As members of the professional quartet, the four musicians bring world-class instrumental performances to the Elm City for free. Most chamber groups are based in an academy or conservatory, but the Haven String Quartet has an “urban residency;” the entire city is home turf. Though they play some ticketed performances in churches and other traditional venues, they play most concerts in libraries, senior residences, private homes and schools. Their aim is to make music “accessible to everybody within the community: financially, culturally, and location-wise” says Sarah Perkins, Program Coordinator. Any donations from the concerts go towards the lessons program and the instruments given to students.

As a professional group, the quartet members confront matters of teamwork, accountability, and musicianship – the same ideals that they emphasize with their pupils. Says Hadari, “we’re still trying to develop all the skills we want to impart to the kids, like communication, how we take care of each other. That’s the bigger goal of Music Haven: Through music, we’re trying to teach them how to be part of a bigger community.”

In 2007, after a year spent assembling a board of directors, applying for grants, and raising money, Hadari received the go-ahead to establish Music Haven in New Haven public schools. She called in analysts from the Yale School of Management to conduct a needs assessment to decide where to set up residence.

The program began with twelve students. It doubled to twenty-four students in 2009, and trains thirty-six this year. Its waiting list projects over sixty students for next year, at which point Music Haven may be forced to cap the program. All students receive free instruments from Music Haven, which obtains them at wholesale discount with help from local luthier Ute Brinkmann.

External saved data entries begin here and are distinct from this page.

template <int R, bool PDL = false>
__global__ void __launch_bounds__(kThreads, 1)
dense_stream_kernel(const float* __restrict__ x, const float* __restrict__ w, const float* __restrict__ bias,
                    float* __restrict__ y, int rows, int K, int N, int relu, int splits, int chunk_k,
                    unsigned int* __restrict__ counters, float* __restrict__ partials) {
  extern __shared__ __align__(32) float smem[];
  float* xs = smem;

  const int strip = blockIdx.x;
  const int split = blockIdx.y;
  const int tid = threadIdx.x;
  const int cg = tid % kColGroups;
  const int kl = tid / kColGroups;
  const int col0 = strip * kStripCols + cg * kColsPerThread;
  const bool col_ok = col0 < N;
  const int k_begin = split * chunk_k;
  const int k_end = min(K, k_begin + chunk_k);
  const int kc = max(0, k_end - k_begin);

  if (PDL) {
    pdl_trigger();
    pdl_wait();
  }
  for (int idx = tid; idx < kc * R; idx += kThreads) {
    const int r = idx / kc, k = idx - r * kc;
    xs[k * R + r] = (r < rows) ? __ldg(x + (size_t)r * K + k_begin + k) : 0.f;
  }
  __syncthreads();

  float acc[R][kColsPerThread];
#pragma unroll
  for (int r = 0; r < R; ++r)
#pragma unroll
    for (int c = 0; c < kColsPerThread; ++c) acc[r][c] = 0.f;

  if (col_ok) {
    const float8* wp = reinterpret_cast<const float8*>(w + (size_t)(k_begin + kl) * N + col0);
    const size_t row_stride8 = (size_t)N / 8 * kKLanes;
    int k = kl;
    for (; k + (kUnroll - 1) * kKLanes < kc; k += kUnroll * kKLanes) {
      float8 wv[kUnroll];
#pragma unroll
      for (int u = 0; u < kUnroll; ++u) wv[u] = ld_stream(wp + (size_t)u * row_stride8);
      wp += (size_t)kUnroll * row_stride8;
#pragma unroll
      for (int u = 0; u < kUnroll; ++u) {
        const float* xr = xs + (k + u * kKLanes) * R;
        float xv[R];
        if (R % 4 == 0) {
#pragma unroll
          for (int q = 0; q < R / 4; ++q) {
            const float4 t = *reinterpret_cast<const float4*>(xr + 4 * q);
            xv[4 * q + 0] = t.x; xv[4 * q + 1] = t.y; xv[4 * q + 2] = t.z; xv[4 * q + 3] = t.w;
          }
        } else if (R == 2) {
          const float2 t = *reinterpret_cast<const float2*>(xr);
          xv[0] = t.x; xv[1] = t.y;
        } else {
#pragma unroll
          for (int r = 0; r < R; ++r) xv[r] = xr[r];
        }
#pragma unroll
        for (int r = 0; r < R; ++r)
#pragma unroll
          for (int c = 0; c < kColsPerThread; ++c) acc[r][c] = fmaf(xv[r], wv[u].v[c], acc[r][c]);
      }
    }
    for (; k < kc; k += kKLanes) {
      const float8 wv = ld_stream(wp);
      wp += row_stride8;
      const float* xr = xs + k * R;
#pragma unroll
      for (int r = 0; r < R; ++r) {
        const float xv = xr[r];
#pragma unroll
        for (int c = 0; c < kColsPerThread; ++c) acc[r][c] = fmaf(xv, wv.v[c], acc[r][c]);
      }
    }
  }

  __syncthreads();
  float* red = smem;
#pragma unroll
  for (int r = 0; r < R; ++r) {
    float4* dst = reinterpret_cast<float4*>(red + ((size_t)(kl * R + r) * kStripCols) + cg * kColsPerThread);
    dst[0] = make_float4(acc[r][0], acc[r][1], acc[r][2], acc[r][3]);
    dst[1] = make_float4(acc[r][4], acc[r][5], acc[r][6], acc[r][7]);
  }
  __syncthreads();

  constexpr int kVecPerRow = kStripCols / 4;
  const float4* red4 = reinterpret_cast<const float4*>(red);
  float4* my_partial = reinterpret_cast<float4*>(partials + ((size_t)(strip * splits + split) * R) * kStripCols);
  for (int idx = tid; idx < R * kVecPerRow; idx += kThreads) {
    const int r = idx / kVecPerRow, c = idx - r * kVecPerRow;
    float4 s = red4[(size_t)(0 * R + r) * kVecPerRow + c];
#pragma unroll
    for (int l = 1; l < kKLanes; ++l) {
      const float4 t = red4[(size_t)(l * R + r) * kVecPerRow + c];
      s.x += t.x; s.y += t.y; s.z += t.z; s.w += t.w;
    }
    if (splits == 1) {
      const int col = strip * kStripCols + c * 4;
      if (r < rows && col < N) {
        const float4 bv = __ldg(reinterpret_cast<const float4*>(bias + col));
        s.x += bv.x; s.y += bv.y; s.z += bv.z; s.w += bv.w;
        if (relu) { s.x = fmaxf(s.x, 0.f); s.y = fmaxf(s.y, 0.f); s.z = fmaxf(s.z, 0.f); s.w = fmaxf(s.w, 0.f); }
        *reinterpret_cast<float4*>(y + (size_t)r * N + col) = s;
      }
    } else {
      my_partial[r * kVecPerRow + c] = s;
    }
  }
  if (splits == 1) return;

  __shared__ unsigned int s_last;
  __threadfence();
  __syncthreads();
  if (tid == 0) {
    const unsigned int prev = atomicAdd(&counters[strip], 1u);
    s_last = (prev == (unsigned)splits - 1) ? 1u : 0u;
    if (s_last) counters[strip] = 0u;
  }
  __syncthreads();
  if (!s_last) return;
  __threadfence();
  const float4* strip_partials = reinterpret_cast<const float4*>(partials + (size_t)strip * splits * R * kStripCols);
  for (int idx = tid; idx < R * kVecPerRow; idx += kThreads) {
    const int r = idx / kVecPerRow, c = idx - r * kVecPerRow;
    const int col = strip * kStripCols + c * 4;
    if (r >= rows || col >= N) continue;
    float4 s = __ldcg(strip_partials + (size_t)(0 * R + r) * kVecPerRow + c);
    for (int sp = 1; sp < splits; ++sp) {
      const float4 t = __ldcg(strip_partials + (size_t)(sp * R + r) * kVecPerRow + c);
      s.x += t.x; s.y += t.y; s.z += t.z; s.w += t.w;
    }
    const float4 bv = __ldg(reinterpret_cast<const float4*>(bias + col));
    s.x += bv.x; s.y += bv.y; s.z += bv.z; s.w += bv.w;
    if (relu) { s.x = fmaxf(s.x, 0.f); s.y = fmaxf(s.y, 0.f); s.z = fmaxf(s.z, 0.f); s.w = fmaxf(s.w, 0.f); }
    *reinterpret_cast<float4*>(y + (size_t)r * N + col) = s;
  }
}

Music Haven even has a composer-in-residence—Hadari’s husband, acclaimed violinist Netta Hadari. Mr. Hadari composes music to accompany children’s books like The Lorax and Giraffes Can’t Dance, which the Quartet then performs while Mr. Hadari reads the stories. He is currently working on a piece called “Everyone Knows What a Dragon Looks Like.” The end result will give each quartet member a one-minute solo, played collaboratively with the New Haven Chamber Orchestra and the Music Haven kids themselves.

The Music Haven program is modeled after Community MusicWorks in Providence, Rhode Island, a non-profit organization that aims to unite a lessons program and quartet into a symbiotic entity. Hadari hopes that her quartet will “become more of a feature of the neighborhood” and “bring together a diverse audience” through local, long-standing relationships within the community. The community members must be convinced that Music Haven will not go the way of the many other well-intentioned but short-lived endeavors that originate from Yale. Money is an ongoing concern for an organization funded largely by donations and grants.

But the program is being noticed. Music Haven recently received an Arts Award from the Arts Council of Greater New Haven in 2008 as a “Ground Breaker,” an accolade given to “individuals or organizations whose fresh, raw ideas spur innovative programs.” And David Brensilver, Director of Communications at the Arts council, lauds the program as something that “no one else is doing;” in bringing instrumental lessons to students who wouldn’t have had it before.

Hadari does not think of Music Haven as catering to a particular group or ‘serving’ disadvantaged residents, though; instead, the organization should encourage community members of different social, ethnic, and cultural groups to mix. She envisions Music Haven expanding beyond the lessons program to become a “fun place for kids to hang out and play chamber music and talk about issues in their lives, almost like a youth group at church, but revolving around music.”

The program is still finding its footing, but Hadari is committed to helping it adapt and grow. As Hadari says, smiling optimistically and patting her own maternal bulge, “progress comes in baby steps.”